[Exercise instructions]:
Give the number of lines in the records below that contain the word "append". State only that number.

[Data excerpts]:
class PartialSink:

    FLUSH_BYTES = int(float(_os.environ.get("CTTS_DEFER_FLUSH_MB", "256")) * (1 << 20))

    def __init__(self):
        self.tasks = []
        self.keep = []
        self.pending = 0
        self.streams = []

    def add(self, src, count, stride, n, dst, alpha, src_off=0, dst_off=0):
        d0 = dst.data_ptr() + 4 * int(dst_off)
        if any(d0 < t[1] + 4 * t[2] and t[1] < d0 + 4 * int(n) for t in self.tasks):
            self.flush()
        self.tasks.append((src.data_ptr() + 4 * int(src_off), d0, int(n), int(stride), int(count), float(alpha)))
        self.keep.append((src, dst))
        if src.is_cuda:
            st = torch.cuda.current_stream(src.device)
            if st not in self.streams:
                self.streams.append(st)
        self.pending += 4 * int(count) * int(n)
        if self.FLUSH_BYTES and self.pending >= self.FLUSH_BYTES:
            self.flush()

    def flush(self):
        if not self.tasks:
            return
        arr = (_lib.PsumTask * len(self.tasks))()
        for t, (src, dst, n, stride, count, alpha) in zip(arr, self.tasks):
            t.src, t.dst, t.n, t.stride, t.count, t.alpha = src, dst, n, stride, count, alpha
        self.tasks = []
        self.pending = 0
        producers, self.streams = self.streams, []
        try:
            cur = torch.cuda.current_stream()
            for st in producers:
                if st != cur:
                    cur.wait_stream(st)
            _lib.check(_lib.load().ctts_partial_sums(arr, len(arr), _stream()), "ctts_partial_sums")
            for src, _ in self.keep:
                if src.is_cuda:
                    src.record_stream(cur)
        finally:
            self.keep = []


WEIGHTS_EPOCH = [0]

_SINK = None
DEFER_ENABLED = _os.environ.get("CTTS_DEFER_SUMS", "1") != "0"


def set_partial_sink(sink):
    global _SINK
    prev, _SINK = _SINK, (sink if DEFER_ENABLED else None)
    return prev


def _sink_for(dst):
    if _SINK is None or dst is None or not dst.is_contiguous():
        return None
    return _SINK


def _gemm_desc(A, B, Cout, M, N, K, lda, ldb, ldc, a_kc=True, b_kc=True, a_off=0, b_off=0, c_off=0, nb0=1, nb1=1,
               sA=(0, 0), sB=(0, 0), sC=(0, 0), lens=None, lim=(0, 0, 0), conv=None, conv_on_b=False, split_k=1, alpha=1.0,
               bias=None, Z=None, ldz=0, act=ACT_NONE, p_drop=0.0, seed=None, drop_offset=0, R=None, ldr=0, rowscale=None,
               row_lens=None, row_T=0, row_halo=0, tile_map=None, E=None, rowsub=None, use_sk=None, epi_bwd=False, split_overwrite=False,
               bf16_split=None, a_planes=None, b_planes=None, c_planes=None):
    d = GemmDesc()
    if c_planes is not None:
        d.C_planes = c_planes.data_ptr()
    d.bf16_split = int(BF16_SPLIT if bf16_split is None else bf16_split)
    if a_planes is not None and b_planes is not None:
        d.A_planes, d.B_planes = a_planes.data_ptr(), b_planes.data_ptr()
    d.A, d.B, d.C = _p(A, a_off), _p(B, b_off), _p(Cout, c_off)
    d.M, d.N, d.K = int(M), int(N), int(K)
    d.lda, d.ldb, d.ldc = int(lda), int(ldb), int(ldc)
    d.a_kc, d.b_kc = int(a_kc), int(b_kc)
    d.nb0, d.nb1 = int(nb0), int(nb1)
    d.sA0, d.sA1 = int(sA[0]), int(sA[1])
    d.sB0, d.sB1 = int(sB[0]), int(sB[1])
    d.sC0, d.sC1 = int(sC[0]), int(sC[1])
    d.lens = _p(lens)
    d.lim_m, d.lim_n, d.lim_k = int(lim[0]), int(lim[1]), int(lim[2])
    if conv is not None:
        d.conv_T, d.conv_pad, d.conv_cin = int(conv[0]), int(conv[1]), int(conv[2])
        d.conv_on_b = int(conv_on_b)
    d.split_k = int(split_k)
    d.alpha = float(alpha)
    d.bias = _p(bias)
    d.Z, d.ldz = _p(Z), int(ldz)
    d.act = int(act)
    d.p_drop = float(p_drop)
    d.seed = _p(seed)
    d.drop_offset = int(drop_offset)
    d.R, d.ldr = _p(R), int(ldr)
    d.rowscale = _p(rowscale)
    if row_lens is not None:
        d.row_lens, d.row_T, d.row_halo = _p(row_lens), int(row_T), int(row_halo)
        d.tile_map = _p(tile_map)
    d.E, d.rowsub = _p(E), _p(rowsub)
    d.epi_bwd = int(bool(epi_bwd))
    d.split_overwrite = int(bool(split_overwrite))
    if int(split_k) > 1 or a_planes is not None or ((SK_ENABLED if use_sk is None else use_sk) and nb0 * nb1 == 1 and M * N * K >= (1 << 24)):
        ws = gemm_workspace(A.device)
        d.sk_ws, d.sk_ws_bytes = ws.data_ptr(), ws.numel()
    return d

[Answer area]:
3